Fines and penalties levied by the government (like traffic fines, pollution penalties, or late fees for GSTR-3B filings) are specifically exempt from GST. The government is performing a sovereign function, not a commercial service, when it penalizes a citizen or a business.

Claiming ITC on Penalties Paid

If your business pays a penalty to a vendor (e.g., a "Cancellation Fee" to a hotel) and they charge you 18% GST:

  • Can you claim ITC? Yes, provided the penalty is paid in the furtherance of business.
  • The Condition: You must have a valid Tax Invoice from the vendor showing the GST amount.

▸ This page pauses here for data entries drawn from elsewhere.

template <int BN>
struct GemmCfg {
  static constexpr int kStages = (BN == 256) ? 4 : 6;
  static constexpr int kABytes = BM * BK * 2, kBBytes = BN * BK * 2;
  static constexpr int kStageBytes = kABytes + kBBytes;
  static constexpr int kRingBytes = kStages * kStageBytes;
  static constexpr int kEpiTotal = 2  * 2  * kEpiBytes;
  static constexpr int kSmem = kRingBytes + kEpiTotal + 1024  + 256 ;
  static_assert(kSmem <= 232448, "over the 227 KB of opt-in shared memory per block on sm_90");
};

struct GemmArgs {
  const float* bias;
  int M, N, K;
  int residual;
  const float* gamma;
};

__device__ __forceinline__ float act_quick_gelu(float x) { return __fdividef(x, 1.f + exp2f(-2.4554669595930156f * x)); }
__device__ __forceinline__ float act_gelu_tanh(float x) {
  const float k0 = 0.7978845608028654f, k1 = 0.044715f;
  const float u = k0 * (x + k1 * x * x * x);
  const float e = exp2f(2.885390081777927f * u);
  const float t = 1.f - __fdividef(2.f, e + 1.f);
  return 0.5f * x * (1.f + t);
}

__device__ __forceinline__ float act_gelu_erf(float x) { return 0.5f * x * (1.f + erff(x * 0.7071067811865476f)); }

template <int ACT>
__device__ __forceinline__ float act(float x) {
  if (ACT == CB_EPI_QUICK_GELU) return act_quick_gelu(x);
  if (ACT == CB_EPI_GELU_TANH) return act_gelu_tanh(x);
  if (ACT == CB_EPI_GELU_ERF) return act_gelu_erf(x);
  return x;
}

template <int BN>
__device__ __forceinline__ void wgmma_tile(float* d, uint64_t da, uint64_t db, int accumulate) {
  if (BN == 256) wgmma_m64n256k16(d, da, db, accumulate);
  else wgmma_m64n128k16(d, da, db, accumulate);
}

template <int BN, int ACT, bool OUT_F32, bool SCALE = false>
__global__ void __launch_bounds__(kGemmThreads, 1)
    gemm_wgmma_kernel(const __grid_constant__ CUtensorMap map_a, const __grid_constant__ CUtensorMap map_b, const __grid_constant__ CUtensorMap map_o,
                      const __grid_constant__ CUtensorMap map_r, const GemmArgs g) {
  using Cfg = GemmCfg<BN>;
  constexpr int kSliceCols = OUT_F32 ? 32 : 64;
  constexpr int kSlices = BN / kSliceCols;
  constexpr int kSliceJ = kSliceCols / 8;
  extern __shared__ __align__(1024) uint8_t smem_raw[];
  const uint32_t base = (smem_u32(smem_raw) + 1023u) & ~1023u;
  uint8_t* smem = smem_raw + (base - smem_u32(smem_raw));
  uint8_t* sA = smem;
  uint8_t* sB = smem + Cfg::kStages * Cfg::kABytes;
  uint8_t* sE = smem + Cfg::kRingBytes;
  uint64_t* full = (uint64_t*)(smem + Cfg::kRingBytes + Cfg::kEpiTotal);
  uint64_t* empty = full + Cfg::kStages;
  uint64_t* rfull = empty + Cfg::kStages;

  const int warp = threadIdx.x >> 5, lane = threadIdx.x & 31, wg = warp >> 2;
  const int m_tiles = (g.M + BM - 1) / BM, n_tiles = (g.N + BN - 1) / BN;
  const int num_tiles = m_tiles * n_tiles;
  const int num_kb = (g.K + BK - 1) / BK;
  const int first = blockIdx.x, step = gridDim.x;
  const bool has_res = OUT_F32 && g.residual;

  if (threadIdx.x == 0) {
    tma_prefetch_desc(&map_a);
    tma_prefetch_desc(&map_b);
    tma_prefetch_desc(&map_o);
    if (has_res) tma_prefetch_desc(&map_r);
    for (int i = 0; i < Cfg::kStages; ++i) {
      mbar_init(&full[i], 1);
      mbar_init(&empty[i], 2);
    }
    for (int i = 0; i < 4; ++i) mbar_init(&rfull[i], 1);
    fence_barrier_init();
  }
  __syncthreads();

  if (wg == 0) {
    reg_dealloc<40>();
    if (warp == 0 && lane == 0) {
      int stage = 0;
      uint32_t phase = 0;
      for (int t = first; t < num_tiles; t += step) {
        const int m_blk = t / n_tiles, n_blk = t % n_tiles;
        if (has_res)
          for (int r = 0; r < BM; r += kEpiRows)
            for (int cc = 0; cc < BN && n_blk * BN + cc < g.N; cc += kSliceCols) tma_prefetch_l2_2d(&map_r, n_blk * BN + cc, m_blk * BM + r);
        for (int kb = 0; kb < num_kb; ++kb) {
          mbar_wait(&empty[stage], phase ^ 1);
          mbar_expect_tx(&full[stage], Cfg::kStageBytes);
          tma_load_2d(sA + stage * Cfg::kABytes, &map_a, &full[stage], kb * BK, m_blk * BM);
          tma_load_2d(sB + stage * Cfg::kBBytes, &map_b, &full[stage], kb * BK, n_blk * BN);
          if (++stage == Cfg::kStages) stage = 0, phase ^= 1;
        }
      }
    }
  } else {
    reg_alloc<232>();
    const int c = wg - 1;
    const bool leader = (threadIdx.x & 127) == 0;
    auto release = [&](int s) {
      if (leader) mbar_arrive(&empty[s]);
    };
    uint8_t* ebuf = sE + c * 2 * kEpiBytes;
    uint64_t* rbar = rfull + 2 * c;
    int eb = 0;
    uint32_t rphase = 0;
    int stage = 0;
    uint32_t phase = 0;
    float acc[BN / 2];
    float2 bias[BN / 8];
    float2 gam[SCALE ? BN / 8 : 1];
    for (int t = first; t < num_tiles; t += step) {
      const int m_blk = t / n_tiles, n_blk = t % n_tiles;
      const int row0 = m_blk * BM + c * 64, col0 = n_blk * BN;
      const int nslices = row0 >= g.M ? 0 : std::min(kSlices, (g.N - col0 + kSliceCols - 1) / kSliceCols);
      int prev = -1;
      for (int kb = 0; kb < num_kb; ++kb) {
        mbar_wait(&full[stage], phase);
        const uint64_t da = wgmma_desc_sw128(smem_u32(sA + stage * Cfg::kABytes + c * (64 * 128)));
        const uint64_t db = wgmma_desc_sw128(smem_u32(sB + stage * Cfg::kBBytes));
        wgmma_fence();
#pragma unroll
        for (int k = 0; k < BK / 16; ++k) wgmma_tile<BN>(acc, da + (uint64_t)(2 * k), db + (uint64_t)(2 * k), (kb | k) != 0);
        wgmma_commit();
        if (kb == 0 && has_res && leader) {
          bulk_wait_read<0>();
          for (int s = 0; s < 2 && s < nslices; ++s) {
            const int b = eb ^ s;
            mbar_expect_tx(&rbar[b], kEpiBytes);
            tma_load_2d(ebuf + b * kEpiBytes, &map_r, &rbar[b], col0 + s * kSliceCols, row0);
          }
        }
        wgmma_wait<1>();
        if (prev >= 0) release(prev);
        prev = stage;
        if (++stage == Cfg::kStages) stage = 0, phase ^= 1;
      }
#pragma unroll
      for (int j = 0; j < BN / 8; ++j) {
        const int col = col0 + 8 * j + 2 * (lane & 3);
        bias[j] = (g.bias && col < g.N) ? __ldg((const float2*)(g.bias + col)) : make_float2(0.f, 0.f);
        if (SCALE) gam[j] = col < g.N ? __ldg((const float2*)(g.gamma + col)) : make_float2(0.f, 0.f);
      }
      wgmma_wait<0>();
      release(prev);

      const int rl = (warp & 3) * 16 + (lane >> 2), sw = lane >> 2;
#pragma unroll
      for (int s = 0; s < kSlices; ++s) {
        if (s >= nslices) break;
        uint8_t* buf = ebuf + eb * kEpiBytes;
        if (has_res) {
          mbar_wait(&rbar[eb], (rphase >> eb) & 1);
          rphase ^= 1u << eb;
        } else {
          if (leader) bulk_wait_read<1>();
          named_bar_sync(1 + c, 128);
        }
#pragma unroll
        for (int jj = 0; jj < kSliceJ; ++jj) {
          const int j = s * kSliceJ + jj;
#pragma unroll
          for (int h = 0; h < 2; ++h) {
            uint8_t* row = buf + (rl + 8 * h) * 128;
            float v0 = act<ACT>(acc[4 * j + 2 * h] + bias[j].x), v1 = act<ACT>(acc[4 * j + 2 * h + 1] + bias[j].y);
            if (SCALE) v0 = __fmul_rn(v0, gam[j].x), v1 = __fmul_rn(v1, gam[j].y);
            if (OUT_F32) {
              float2* p = (float2*)(row + (((2 * jj + ((lane & 3) >> 1)) ^ sw) << 4) + 8 * (lane & 1));
              if (has_res) {
                const float2 rr = *p;
                v0 += rr.x, v1 += rr.y;
              }
              *p = make_float2(v0, v1);
            } else {
              *(__half2*)(row + ((jj ^ sw) << 4) + 4 * (lane & 3)) = __floats2half2_rn(v0, v1);
            }
          }
        }
        fence_proxy_async();
        named_bar_sync(1 + c, 128);
        if (leader) {
          tma_store_2d(&map_o, buf, col0 + s * kSliceCols, row0);
          bulk_commit();
          if (has_res && s + 2 < nslices) {
            bulk_wait_read<0>();
            mbar_expect_tx(&rbar[eb], kEpiBytes);
            tma_load_2d(buf, &map_r, &rbar[eb], col0 + (s + 2) * kSliceCols, row0);
          }
        }
        eb ^= 1;
      }
    }
    if (leader) bulk_wait<0>();
  }
}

Common Mistakes in Accounting for Penalties

  1. Self-Invoicing GST on Damage Receipts: Many paranoid accountants still issue a tax invoice and pay GST whenever they recover damages from a builder or contractor. This is an unnecessary cost that cannot be recovered.
  2. Missing GST on Cancellation Charges: A travel agency collecting a ₹500 "Service Charge" for a cancelled ticket but not charging GST on that fee. Since this is an intentional fee for an optional service, it is highly taxable.
  3. Wrongly Categorizing Interest as Penalty: If a customer pays late and you charge "18% Interest," that interest is taxable as part of the Valuation of Supply. If you call it a "Penalty/Damage," it might be non-taxable. The wording in your contract is legally supreme.

Conclusion

The 2026 landscape for GST on liquidated damages is a win for common sense. By aligning the tax law with the Indian Contract Act, the government has ensured that "recovering a loss" is not treated as "generating income." For businesses, the action item is clear: review your standard purchase orders and service agreements to ensure that penalties are described as "compensation for breach" rather than "fees for tolerating delay." This simple drafting change can save you 18% on every penalty recovered.